● **Your task**: In the entries below, every line with the string "oldest" is to be reported.

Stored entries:
## Speculatively skip oldest stored vector in dots pass with device-side repair

When the history is full, the main dots kernel drops the oldest (about-to-be-evicted) vector from its streaming reads, pointing that slot at tile 0 so it hits cache instead of HBM. The solve detects whether that vector would have been needed (a zero norm, or it being the last kept column). If so, it flags a redo, and a repair dots pass plus a second solve run conditionally on the device. A hold counter disables skipping for mvec updates after a repair. This cuts one vector's worth of HBM traffic per update, at the cost of extra kernel launches that exit early when idle and occasional full repair passes.

```diff
diff --git a/include/nka_hip_diag.h b/include/nka_hip_diag.h
--- a/include/nka_hip_diag.h
+++ b/include/nka_hip_diag.h
@@ -9,6 +9,8 @@
 #endif
 
 int nka_hip_set_tuning(nka_hip_t a, const char *key, int32_t value);
+
+int nka_hip_get_skip_state(nka_hip_t a, int32_t out4[4]);
 
 int nka_hip_set_grid(nka_hip_t a, int32_t pa_blocks_per_cu, int32_t pb_blocks_per_cu);
 
diff --git a/nka_amd/_lib.py b/nka_amd/_lib.py
--- a/nka_amd/_lib.py
+++ b/nka_amd/_lib.py
@@ -147,6 +147,7 @@
     "nka_hip_debug_chain_sum": (C.c_int, [C.c_void_p, C.c_void_p, C.c_void_p, C.c_int64, C.c_double, C.c_int32,
                                           C.POINTER(C.c_double), C.POINTER(C.c_float)]),
     "nka_hip_get_stamps": (C.c_int, [C.c_void_p, _dp]),
+    "nka_hip_get_skip_state": (C.c_int, [C.c_void_p, C.POINTER(C.c_int32)]),
     "nka_hip_vec_set_tuning": (C.c_int, [C.c_void_p, C.c_char_p, C.c_int32]),
 }
 _DIAG = None
diff --git a/nka_amd/csrc/handles.hpp b/nka_amd/csrc/handles.hpp
--- a/nka_amd/csrc/handles.hpp
+++ b/nka_amd/csrc/handles.hpp
@@ -89,6 +89,8 @@
   int chain_walk = 0;
   int fail_after_solve = 0;
   int prime_pad = -1;
+  int skip_last = -1;
+  int pa_skip = 0;
   bool state_in_global = false;
   bool serial_solve = false;
   int sum_order = NKA_HIP_SUMS_AUTO;
diff --git a/nka_amd/csrc/lab.hip b/nka_amd/csrc/lab.hip
--- a/nka_amd/csrc/lab.hip
+++ b/nka_amd/csrc/lab.hip
@@ -14,6 +14,14 @@
   if (!a || !out16) return fail(NKA_HIP_EINVAL, "null argument");
   HIP_TRY(hipSetDevice(a->device));
   HIP_TRY(hipMemcpyAsync(out16, a->ctl.stamps(), sizeof(double) * kStamps, hipMemcpyDeviceToHost, a->stream));
+  HIP_TRY(hipStreamSynchronize(a->stream));
+  return 0;
+}
+
+int nka_hip_get_skip_state(nka_hip_t a, int32_t out4[4]) {
+  if (!a || !out4) return fail(NKA_HIP_EINVAL, "null argument");
+  HIP_TRY(hipSetDevice(a->device));
+  HIP_TRY(hipMemcpyAsync(out4, a->ctl.ic + IC_PLAN_SKIP, sizeof(int32_t) * 4, hipMemcpyDeviceToHost, a->stream));
   HIP_TRY(hipStreamSynchronize(a->stream));
   return 0;
 }
@@ -113,6 +121,9 @@
   } else if (k == "prime_pad") {
     if (value < -1 || value > 1) return fail(NKA_HIP_EINVAL, "prime_pad: -1, 0, 1");
     a->prime_pad = value;
+  } else if (k == "skip_last") {
+    if (value < -1 || value > 1) return fail(NKA_HIP_EINVAL, "skip_last: -1, 0, 1");
+    a->skip_last = value;
   } else if (k == "chain_many") {
     if (value < -1 || value > 1) return fail(NKA_HIP_EINVAL, "chain_many: -1, 0, 1");
     a->chain_many = value;
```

● **Answer area**:
## Speculatively skip oldest stored vector in dots pass with device-side repair
When the history is full, the main dots kernel drops the oldest (about-to-be-evicted) vector from its streaming reads, pointing that slot at tile 0 so it hits cache instead of HBM. The solve detects whether that vector would have been needed (a zero norm, or it being the last kept column). If so, it flags a redo, and a repair dots pass plus a second solve run conditionally on the device. A hold counter disables skipping for mvec updates after a repair. This cuts one vector's worth of HBM traffic per update, at the cost of extra kernel launches that exit early when idle and occasional full repair passes.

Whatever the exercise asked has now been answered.